Top of Task data

static void timing_begin(picles_ctx *c, hipStream_t s, int kind)
{
    if (!c->timing) return;
    if (c->in_region) { if (kind == 0) c->region_launches++; return; }
    picles_ctx::Ev e;
    if (!c->ev_free.empty()) { e = c->ev_free.back(); c->ev_free.pop_back(); }
    else { hipEventCreate(&e.a); hipEventCreate(&e.b); }
    e.kind = kind;
    hipEventRecord(e.a, s);
    c->ev_used.push_back(e);
}
static void timing_end(picles_ctx *c, hipStream_t s)
{
    if (!c->timing || c->in_region) return;
    hipEventRecord(c->ev_used.back().b, s);
}
static void timing_collect(picles_ctx *c)
{
    for (auto &e : c->ev_used) {
        hipEventSynchronize(e.b);
        float ms = 0.f;
        hipEventElapsedTime(&ms, e.a, e.b);
        if (e.kind >= 0 && e.kind < 3 && c->tim_samples[e.kind].size() < (1u << 20)) c->tim_samples[e.kind].push_back(ms);
        switch (e.kind) {
        case 3: c->tim.advance_ms += ms; break;
        case 0: c->tim.advance_ms += ms; c->tim.advance_launches++; break;
        case 1: c->tim.scatter_ms += ms; c->tim.scatter_launches++; break;
        case 2: c->tim.remesh_ms += ms; c->tim.remesh_launches++; break;
        default: c->tim.other_ms += ms;
        }
        c->ev_free.push_back(e);
    }
    c->ev_used.clear();
}

static size_t rec_bytes(const picles_ctx *c) { return (size_t)(c->G.ny_loc + 2 * c->G.R) * 6 * c->G.Nx * sizeof(double); }

static Arrays arrays_for(picles_ctx *c, int read_buf, int write_buf)
{
    Arrays A = c->A;
    A.rec = c->rec_buf[read_buf];
    A.rec_out = c->rec_buf[write_buf];
    A.mr_idx = (read_buf == write_buf ? c->mr_w : (c->mr_w + 4) % 5) | (c->mr_w << 4) | (((c->mr_w + 2) % 5) << 8);
    return A;
}

static int launch_scatter(picles_ctx *c, hipStream_t s, bool remesh);

static int probe_room(picles_ctx *c, long long n_steps, const char *who);
static int probe_take(picles_ctx *c, hipStream_t s);
static bool probe_due(const picles_ctx *c, long long s);
static void probe_release(picles_ctx *c);
static int stat_update(picles_ctx *c, hipStream_t s);
static void stat_release(picles_ctx *c);
static inline bool stat_due(const picles_ctx *c, long long s)
{
    return s >= c->stat_first && (s - c->stat_first) % c->stat_every == 0;
}

static int flush(picles_ctx *c)
{
    if (!c->pending) return 0;
    HIPCHK(c, hipDeviceSynchronize());
    c->pending = false;
    double clock_save = c->clock, dt_save = c->step_dt;
    int flags_save = c->step_flags;
    c->clock = c->pend_t;
    c->step_dt = c->pend_dt;
    c->step_flags = PICLES_STEP_ZERO_FIRST;
    int rc = launch_scatter(c, c->stream, true);
    c->clock = clock_save; c->step_dt = dt_save; c->step_flags = flags_save;
    return rc;
}
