constexpr int M4_QT = 2;
constexpr int M4_ROWS = 32;
#ifndef HG_M4_WS
#define HG_M4_WS 2
#endif
constexpr int M4_WS = HG_M4_WS;
constexpr int M4_WPB = 8;
constexpr int M4_NM = 2;

__host__ __device__ constexpr int m4_row(int f, int r) { return 16 * (r >> 3) + 8 * f + (r & 7); }
__host__ __device__ constexpr int m4_shift(int r) { return r & 7; }
__host__ __device__ inline void m4_place(int rho, int& f, int& r) {
    f = (rho >> 3) & 1;
    r = 8 * (rho >> 4) + (rho & 7);
}

static __global__ __launch_bounds__(256) void k_expand_db4(const u32* __restrict__ db, uint4* __restrict__ dbx, i64 N, i64 n32, int NW) {
    const i64 i = (i64)blockIdx.x * 256 + threadIdx.x;
    if (i >= n32 * 4) return;
    const i64 row = i >> 2;
// ... 48 lines not shown
    constexpr int CB = NW * 4, LB = LW * 8;
    constexpr int WROWS = M4_WS * M4_ROWS;
    constexpr int NM = M4_NM;
    const PackedLds L = packed_lds_layout<M4Pack>(NW, LW);

    const int lb = logical_block(g.nBlk);
    if (lb < 0) return;
    const int lane = threadIdx.x & 63;
    const int wave = __builtin_amdgcn_readfirstlane(threadIdx.x >> 6);
    const PackedBlock<LW, M4Pack> blk(lb, lane, g);
    const int h = blk.h, j = blk.j, s = blk.s;
    const bool seg_ok = blk.seg_ok;
    const i64 lo0 = blk.lo0, lo1 = blk.lo1, nwin = blk.nwin, NG = blk.NG;

    const int q0w = (blk.qb * M4_WPB + wave) * WQ;
    {
        u32* qcl = (u32*)(mxlds + L.qcodes + wave * WQ * CB);
        for (int e = lane; e < WQ * NW; e += 64) {
            const i64 q = q0w + e / NW;
            qcl[e] = q < g.Q ? qc[q * NW + (e % NW)] : 0u;
        }
        u64* qll = (u64*)(mxlds + L.qlabels + wave * WQ * LB);
        for (int e = lane; e < WQ * LW; e += 64) {
            const i64 q = q0w + e / LW;
            qll[e] = q < g.Q ? qlab[q * LW + (e % LW)] : 0ull;
        }
    }
    i32x4 bq[QT][NM];
    f32x16 cv[QT];
    u32 alive[QT];
// ... 83 lines not shown
#undef HG_U
        asm volatile("" : "+v"(w[0]), "+v"(w[1]));
    };

    int clsel = 0;
    if (nwin > 0) stage_window(0, 0, 0);
    for (i64 win = 0; win < nwin; ++win) {
        const int abuf = (int)(win & 1);
        const int clnext = clsel == 2 ? 0 : clsel + 1;
        asm volatile("s_waitcnt vmcnt(0)" ::: "memory");
        __syncthreads();
        if (win + 1 < nwin) stage_window(win + 1, abuf ^ 1, clnext);
        const u8* sa = mxlds + L.a + abuf * L.abuf;
#pragma unroll
        for (int st = 0; st < M4_WS; ++st) {
            u32 w[QT][2];
#if HG_M4_SEQ
#pragma unroll
            for (int t = 0; t < QT; ++t) {
                f32x16 acc = cv[t];
#pragma unroll
                for (int f = 0; f < 2; ++f) {
#pragma unroll
                    for (int m = 0; m < NM; ++m) {
                        const i32x4 af = *(const i32x4*)(sa + (((st * 2 + f) * NM + m) * 64 + lane) * 16);
                        const i32x8 A = {af.x, af.y, af.z, af.w, 0, 0, 0, 0};
                        const i32x8 B = {bq[t][m].x, bq[t][m].y, bq[t][m].z, bq[t][m].w, 0, 0, 0, 0};
                        acc = f == 0 ? __builtin_amdgcn_mfma_scale_f32_32x32x64_f8f6f4(A, B, acc, 4, 4, 0, scale_a, 0, scale_b)
                                     : __builtin_amdgcn_mfma_scale_f32_32x32x64_f8f6f4(A, B, acc, 4, 4, 1, scale_a, 0, scale_b);
                    }
// ... 20 lines not shown
            }
#pragma unroll
            for (int t = 0; t < QT; ++t) harvest(acc[t], t, w[t]);
#endif
            const i64 base_row = win * WROWS + st * M4_ROWS;
            if (blk.minlen - base_row < M4_ROWS) {
                const i64 left = blk.mylen - base_row;
                const int la = left < 0 ? 0 : left > 16 ? 16 : (int)left, lb2 = left < 16 ? 0 : left > 32 ? 16 : (int)left - 16;
                const u32 ka = ((1u << la) - 1u) << 7, kb = ((1u << lb2) - 1u) << 7;
#pragma unroll
                for (int t = 0; t < QT; ++t) { w[t][0] &= ka; w[t][1] &= kb; }
            }
            if (!(kProbes && (a.probe & 2))) dr.push(w, st, (u32)clsel);
            __builtin_amdgcn_sched_barrier(0);
        }
        if (!(kProbes && (a.probe & 2))) dr.end_window(((win + 1) * M4_WS) % M4Pack::FLUSH == 0);
        clsel = clnext;
    }
    dr.finish();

Bottom of Task data

_Task details:_ Taking the entries from their first line through the line with "e = c->ev_free.back();", inclusive, restate each line word for word and give nothing else.

_Result for this task:_
static void timing_begin(picles_ctx *c, hipStream_t s, int kind)
{
    if (!c->timing) return;
    if (c->in_region) { if (kind == 0) c->region_launches++; return; }
    picles_ctx::Ev e;
    if (!c->ev_free.empty()) { e = c->ev_free.back(); c->ev_free.pop_back(); }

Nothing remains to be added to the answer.